To concatenate along the rows axis we set axis=0. This will add array b as a new row below array a.

>>> c2 = np.concatenate((a,b),axis=0) # adding a new row
>>> print(c2)
[[1 2]
 [3 4]
 [5 6]]
>>> print(c2.shape)
(3, 2)

Concatenation of Columns

Concatenation of columns requires that we transpose array b from a 1 X 2 matrix to a 2 X 1 matrix. The axis is set to 1 to add the transposed matrix to array a as a new column.

>>> c3 = np.concatenate((a,b.T),axis=1) # here we must transpose the matrix B. 
>>> print(c3)
[[1 2 5]
 [3 4 6]]
>>> print(c3.shape)
(2, 3)

Summary

We've come to the end of this introduction to the NumPy package where we covered the following topics.
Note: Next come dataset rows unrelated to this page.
static __device__ __forceinline__ uint4 gather16(const void* p) { return *(const uint4*)p; }
static __device__ __forceinline__ uint2 gather8(const void* p) { return *(const uint2*)p; }
#ifndef REFINE_PREFETCH
#define REFINE_PREFETCH 2
#endif
#ifndef REFINE_L2_PREFETCH
#define REFINE_L2_PREFETCH 0
#endif
#ifndef REFINE_WPE
#define REFINE_WPE 8
#endif
#if REFINE_WPE > 0
#define REFINE_ATTR __attribute__((amdgpu_waves_per_eu(REFINE_WPE)))
#else
#define REFINE_ATTR
#endif
template <bool G8>
__global__ void __launch_bounds__(256) REFINE_ATTR refine_kernel(RefineArgs p) {
  static_assert(REFINE_PER_WG % 64 == 0 && HEAVY_B0 == 20 && HEAVY == 64, "4 lanes x 5 entries, then 4 lanes x 11 entries per candidate; 64 candidates per round");
  extern __shared__ uint32_t qw[];
  constexpr int WSLOTS = REFINE_PER_WG / 4;
  __shared__ uint2 sv_c[REFINE_PER_WG];
  __shared__ uint32_t sv_t[REFINE_PER_WG];
  __shared__ double sv_b[G8 ? REFINE_PER_WG : 1];
  __shared__ uint16_t sv_s[REFINE_PER_WG * 4];
  int q = blockIdx.y;
  uint32_t blk = blockIdx.x;
  const int sub = threadIdx.x & 3, lane = threadIdx.x & 63;
  const uint32_t slot0 = (threadIdx.x >> 6) * WSLOTS;
  for (uint32_t fb = blockIdx.x;; fb += gridDim.x) {
  if (p.blk_off && !flat_block(p.blk_off, p.n_queries, fb, q, blk)) return;
  uint32_t count = p.cnt[q];
  const uint32_t cap_q = p.ovf_cap ? p.cap + p.ovf_cap[q] : p.cap;
  if (count > cap_q) count = cap_q;
  const uint32_t base = blk * REFINE_PER_WG;
  if (base >= count) { if (p.blk_off) continue; return; }
  __syncthreads();
  for (int j = threadIdx.x; j < p.d_dlr; j += 256) {
    if constexpr (G8) { qw[2 * j] = p.q_pack[(int64_t)q * p.d_dlr + j]; qw[2 * j + 1] = p.g8_q8[(int64_t)q * p.d_dlr + j]; }
    else qw[j] = p.q_pack[(int64_t)q * p.d_dlr + j];
  }
  __syncthreads();
  const float t = p.thr[q];
  const double unit = G8 ? (double)p.g8_unit[q] : 0.0;
  const uint32_t end = base + REFINE_PER_WG;
  auto look = [&](const uint32_t key, const uint32_t hbits, int& taken, double& back, float& corr) __attribute__((always_inline)) {
    if (key == 0xFFFFFFFFu) return;
    const uint32_t j = key >> 20;
    union { uint16_t u; _Float16 h; } dv; dv.u = (uint16_t)hbits;
    if constexpr (G8) {
      const uint2 wq = *(const uint2*)(qw + 2 * j);
      const uint32_t w = wq.x;
      const bool same_bucket = p.ungated || ((w >> 12) & 0x1u) == ((key >> 16) & 0x1u);
      const bool mismatch = !p.ungated && (w & 0xFFFu) != (key & 0xFFFu);
      const int lvl = (int)(((key >> 17) & 0x7u) << 4 | ((key >> 12) & 0xFu));
      if (same_bucket && lvl > 0) {
        taken += (int)wq.y * lvl;
        if (!mismatch) {
          union { uint16_t u; _Float16 h; } qv; qv.u = (uint16_t)(w >> 16);
          const float d = p.abs_mode ? fabsf((float)dv.h) : (float)dv.h;
          back += (double)(float)qv.h * (double)d;
        }
      }
    } else {
      const uint32_t w = qw[j];
      const bool same_bucket = ((w >> 12) & 0xFu) == ((key >> 16) & 0xFu);
      const bool mismatch = (w & 0xFFFu) != (key & 0xFFFu);
// ... 6 lines not shown
    float u2 = (float)v;
    if ((double)u2 < v) u2 = nextafterf(u2, INFINITY);
    return u2;
  };
  auto entry = [&](uint32_t i) __attribute__((always_inline)) -> uint2 {
    if (i >= count || i >= end) return make_uint2(0u, 0u);
    return i < p.cap ? p.cand[(int64_t)q * p.cap + i] : p.ovf[(size_t)p.ovf_off[q] + (i - p.cap)];
  };
  struct Rec1 { uint4 a, b; };
  auto record1 = [&](uint32_t i, const uint2 c, Rec1& r) __attribute__((always_inline)) {
    r.a = make_uint4(0xFFFFFFFFu, 0xFFFFFFFFu, 0xFFFFFFFFu, 0xFFFFFFFFu);
    r.b = make_uint4(0xFFFFFFFFu, 0u, 0u, 0u);
    if (i < count && i < end) {
      const uint32_t* h = p.heavy_key + (int64_t)c.x * HEAVY_KEY_STRIDE + sub * 8;
      r.a = gather16(h);
      r.b = gather16(h + 4);
    }
  };
  uint32_t n_w = 0;
  const uint32_t i_first = base + (threadIdx.x >> 2);
#if REFINE_PREFETCH >= 1
  uint2 c_cur = entry(i_first), c_nx = entry(i_first + 64);
#endif
#if REFINE_PREFETCH >= 2
  Rec1 r_cur;
  record1(i_first, c_cur, r_cur);
#endif
  for (uint32_t i = i_first; i < end; i += 64) {
#if REFINE_PREFETCH >= 2
    const uint2 c = c_cur;
    const Rec1 rc = r_cur;
    Rec1 r_nx;
    record1(i + 64, c_nx, r_nx);
    const uint2 c_nx2 = entry(i + 128);
    c_cur = c_nx; c_nx = c_nx2; r_cur = r_nx;
#elif REFINE_PREFETCH == 1
    const uint2 c = c_cur;
    c_cur = c_nx; c_nx = entry(i + 128);
    Rec1 rc;
    record1(i, c, rc);
#else
    const uint2 c = entry(i);
    Rec1 rc;
    record1(i, c, rc);
#endif
    float corr = 0.f;
// ... 11 lines not shown
      taken += __shfl_xor(taken, 1, 64); taken += __shfl_xor(taken, 2, 64);
      back += __shfl_xor(back, 1, 64); back += __shfl_xor(back, 2, 64);
    } else {
      corr += __shfl_xor(corr, 1, 64);
      corr += __shfl_xor(corr, 2, 64);
    }
    bool keep = false;
    if (valid) {
      if constexpr (G8) keep = nextafterf(bound_g8(c.y, taken, back), INFINITY) >= t;
      else keep = __uint_as_float(c.y) - corr >= t;
    }
    const unsigned long long m = __ballot(keep);
    if (keep) {
      const uint32_t slot = slot0 + n_w + (uint32_t)__popcll(m & ((1ull << (lane & ~3)) - 1ull)) / 4u;
      sv_s[slot * 4 + sub] = (uint16_t)(rc.b.w >> 16);
      if (sub == 0) {
        sv_c[slot] = c;
        if constexpr (G8) { sv_t[slot] = (uint32_t)taken; sv_b[slot] = back; }
        else sv_t[slot] = __float_as_uint(corr);
      }
    }
    n_w += (uint32_t)__popcll(m) / 4u;
  }
  __syncthreads();
  n_w = (uint32_t)__builtin_amdgcn_readfirstlane((int)n_w);
  struct Rec2 { uint4 a, b, c, d; };
  auto record2 = [&](uint32_t k, Rec2& r) __attribute__((always_inline)) {
    r.a = r.b = make_uint4(0xFFFFFFFFu, 0xFFFFFFFFu, 0xFFFFFFFFu, 0xFFFFFFFFu);
    r.c = make_uint4(0xFFFFFFFFu, 0xFFFFFFFFu, 0xFFFFFFFFu, 0u);
    r.d = make_uint4(0u, 0u, 0u, 0u);
    if (k < n_w) {
      const uint32_t* h = p.heavy_key + (int64_t)sv_c[slot0 + k].x * HEAVY_KEY_STRIDE + 32 + sub * 16;
      r.a = gather16(h);
      r.b = gather16(h + 4);
      r.c = gather16(h + 8);
      r.d = gather16(h + 12);
    }
  };
#if REFINE_L2_PREFETCH
  Rec2 s_cur;
  record2((uint32_t)(lane >> 2), s_cur);
#endif
  for (uint32_t k0 = 0; k0 < n_w; k0 += 16) {
    const uint32_t k = k0 + (uint32_t)(lane >> 2);
#if REFINE_L2_PREFETCH
    const Rec2 rc = s_cur;
    record2(k + 16, s_cur);
// ... 67 lines not shown
  if (n_rows <= 0) return hipSuccess;
  const int64_t blocks = (n_rows * (resid_ld / 8) + 255) / 256;
  hipLaunchKernelGGL(resid_build_kernel, dim3((unsigned)(blocks < 65536 ? blocks : 65536)), dim3(256), 0, s, vals_rm, k_rm, n_rows, d_dlr, d_cls, col_scale, resid8, resid_ld);
  return hipGetLastError();
}
#ifndef DENSE_REFINE_WPE
#define DENSE_REFINE_WPE 8
#endif
#if DENSE_REFINE_WPE > 0
#define DENSE_REFINE_ATTR __attribute__((amdgpu_waves_per_eu(DENSE_REFINE_WPE)))
#else
#define DENSE_REFINE_ATTR
#endif
#ifndef DENSE_REFINE_LPC
#define DENSE_REFINE_LPC 16
#endif
template <int CH>
__global__ void __launch_bounds__(256) DENSE_REFINE_ATTR dense_refine_kernel(RefineArgs p) {
  constexpr int LPC = DENSE_REFINE_LPC, PB = 128 / LPC, WPP = PB / 4;
  static_assert(LPC == 16 || LPC == 8, "one load instruction of a candidate's lanes = one 128-byte line");
  __shared__ float a_s[1024];
  __shared__ uint32_t f_s[2 * 128];
  __shared__ float red[3 * 4];
  int q = blockIdx.y;
  uint32_t blk = blockIdx.x;
  const int sub = threadIdx.x & (LPC - 1), lane = threadIdx.x & 63, wave = threadIdx.x >> 6;
  constexpr int NCOL = CH * 16;
  for (uint32_t fb = blockIdx.x;; fb += gridDim.x) {
  if (p.blk_off && !flat_block(p.blk_off, p.n_queries, fb, q, blk)) return;
  uint32_t count = p.cnt[q];
  const uint32_t cap_q = p.ovf_cap ? p.cap + p.ovf_cap[q] : p.cap;
  if (count > cap_q) count = cap_q;
  const uint32_t base = blk * REFINE_PER_WG;
  if (base >= count) { if (p.blk_off) continue; return; }
  __syncthreads();
  float mx = 0.f;
  for (int j = threadIdx.x; j < NCOL; j += 256) {
    const float a = j < p.d_cls ? p.q32[(int64_t)q * p.q32_ld + j] * p.col_scale[j] * (1.f / 14.f) : 0.f;
    a_s[j] = a;
    mx = fmaxf(mx, fabsf(a));
  }
#pragma unroll
  for (int o = 32; o > 0; o >>= 1) mx = fmaxf(mx, __shfl_xor(mx, o, 64));
  if (lane == 0) red[wave] = mx;
  __syncthreads();
  mx = fmaxf(fmaxf(red[0], red[1]), fmaxf(red[2], red[3]));
  const float sa = mx > 0.f && mx < INFINITY ? mx * (1.f / 127.f) : 1.f, inv_sa = 1.f / sa;
  float s8 = 0.f, sd = 0.f;
  for (int g8 = threadIdx.x; g8 < NCOL / 8; g8 += 256) {
    uint32_t fe = 0u, fo = 0u;
#pragma unroll
    for (int e = 0; e < 8; ++e) {
      const float a = a_s[g8 * 8 + e];
      float r = rintf(a * inv_sa);
      r = r < -127.f ? -127.f : (r > 127.f ? 127.f : r);
      s8 += r;
      sd += fabsf(a - sa * r);
      const uint32_t b = (uint32_t)(int)r & 0xffu;
      if (e & 1) fo |= b << (8 * (e >> 1)); else fe |= b << (8 * (e >> 1));
    }
    f_s[g8] = fe;
    f_s[128 + g8] = fo;
  }
  s8 = wave_sum(s8); sd = wave_sum(sd);
  if (lane == 0) { red[4 + wave] = s8; red[8 + wave] = sd; }
  __syncthreads();
  s8 = red[4] + red[5] + red[6] + red[7];
  sd = (red[8] + red[9] + red[10] + red[11]) * 1.0001f;
  constexpr int U = CH / 16;
  uint32_t fe[WPP * U], fo[WPP * U];
#pragma unroll
  for (int u = 0; u < U; ++u)
#pragma unroll
    for (int h = 0; h < WPP; ++h) { fe[WPP * u + h] = f_s[32 * u + WPP * sub + h]; fo[WPP * u + h] = f_s[128 + 32 * u + WPP * sub + h]; }
  const int off = 8 * (int)s8;
  const float t = p.thr[q] + p.thr_raise[q] - 7.f * sd;
  struct Piece { uint32_t w[WPP]; };
  constexpr int CPR = 256 / LPC;
  auto fetch = [&](uint32_t i, uint2& c, Piece (&v)[U]) __attribute__((always_inline)) {
    c = make_uint2(0u, 0u);
#pragma unroll
    for (int u = 0; u < U; ++u)
#pragma unroll
      for (int h = 0; h < WPP; ++h) v[u].w[h] = 0x88888888u;
    if (i < count) {
      c = i < p.cap ? p.cand[(int64_t)q * p.cap + i] : p.ovf[(size_t)p.ovf_off[q] + (i - p.cap)];
      const uint8_t* r = p.resid8 + (int64_t)c.x * p.resid_ld + sub * PB;
#pragma unroll
      for (int u = 0; u < U; ++u) {
        if constexpr (PB == 8) { const uint2 t = gather8(r + u * 128); v[u].w[0] = t.x; v[u].w[1] = t.y; }
        else { const uint4 t = gather16(r + u * 128); v[u].w[0] = t.x; v[u].w[1] = t.y; v[u].w[WPP - 2] = t.z; v[u].w[WPP - 1] = t.w; }
      }
    }
  };
  uint2 c;
  Piece v[U];
  fetch(base + (threadIdx.x / LPC), c, v);
  for (uint32_t i = base + (threadIdx.x / LPC); i < base + REFINE_PER_WG; i += CPR) {
    uint2 cn;
// ... 5 lines not shown
#pragma unroll
      for (int h = 0; h < WPP; ++h) {
        isum = __builtin_amdgcn_sdot4((int)fe[WPP * u + h], (int)(v[u].w[h] & 0x0f0f0f0fu), isum, false);
        isum = __builtin_amdgcn_sdot4((int)fo[WPP * u + h], (int)((v[u].w[h] >> 4) & 0x0f0f0f0fu), isum, false);
      }
    }
#pragma unroll
    for (int o = 1; o < LPC; o <<= 1) isum += __shfl_xor(isum, o, 64);
    if (sub == 0 && i < count) {
      float u2 = __uint_as_float(c.y) + sa * (float)(isum - off);
      u2 += fabsf(u2) * 4.8e-7f;
      if (u2 >= t) {
        const uint32_t slot = atomicAdd(p.out_cnt + q, 1u);
        if (slot < p.out_cap) p.out[(int64_t)q * p.out_cap + slot] = make_uint2(c.x, __float_as_uint(u2));
      }
    }
    c = cn;
#pragma unroll
    for (int u = 0; u < U; ++u) v[u] = vn[u];
  }
  if (!p.blk_off) return;
  }
}
hipError_t launch_refine(const RefineArgs& a, hipStream_t s) {
  if (a.max_count == 0 || a.n_queries <= 0) return hipSuccess;
  if (a.resid8) {
    const dim3 grid = a.blk_off ? dim3(std::min<uint32_t>(a.flat_blocks, FLAT_GRID_MAX)) : dim3((a.max_count + REFINE_PER_WG - 1) / REFINE_PER_WG, (unsigned)a.n_queries);
    if (a.blk_off && !a.flat_blocks) return hipSuccess;
    switch (a.resid_ld / 8) {
      case 16: hipLaunchKernelGGL(dense_refine_kernel<16>, grid, dim3(256), 0, s, a); break;
      case 32: hipLaunchKernelGGL(dense_refine_kernel<32>, grid, dim3(256), 0, s, a); break;
      case 48: hipLaunchKernelGGL(dense_refine_kernel<48>, grid, dim3(256), 0, s, a); break;
      case 64: hipLaunchKernelGGL(dense_refine_kernel<64>, grid, dim3(256), 0, s, a); break;
      default: return hipErrorInvalidValue;
    }
    return hipGetLastError();
  }
  const bool g8 = a.g8_q8 != nullptr;
  const size_t lds = (size_t)a.d_dlr * (g8 ? 8 : 4);
  const dim3 grid = a.blk_off ? dim3(std::min<uint32_t>(a.flat_blocks, FLAT_GRID_MAX)) : dim3((a.max_count + REFINE_PER_WG - 1) / REFINE_PER_WG, (unsigned)a.n_queries);
  if (a.blk_off && !a.flat_blocks) return hipSuccess;
  if (g8) hipLaunchKernelGGL(refine_kernel<true>, grid, dim3(256), lds, s, a);
  else hipLaunchKernelGGL(refine_kernel<false>, grid, dim3(256), lds, s, a);
  return hipGetLastError();
}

We explained why NumPy is far more powerful than native Python lists when working with numerical datasets.
The creation of multidimensional NumPy arrays from Python iterables (most often lists).
Described the size and shape of arrays and how to access that information.
We looked at other methods for array creation.
- The creation of an array of zeros or ones.
- Looked at the difference between arange and linspace when creating 1-D arrays.
Worked through array sorting methods, and showed how setting the axis parameter determines how the array is sorted.
Looked at array partitioning and discussed the instances when you may prefer to use this over the sort method when working with large datasets.
Finally we covered array concatenation using the numpy.concatenate method which will quickly and efficiently join arrays or matrices along any of the array axes.

Thanks for reading this tutorial and we hope it has given you a good introduction to the powerful NumPy package.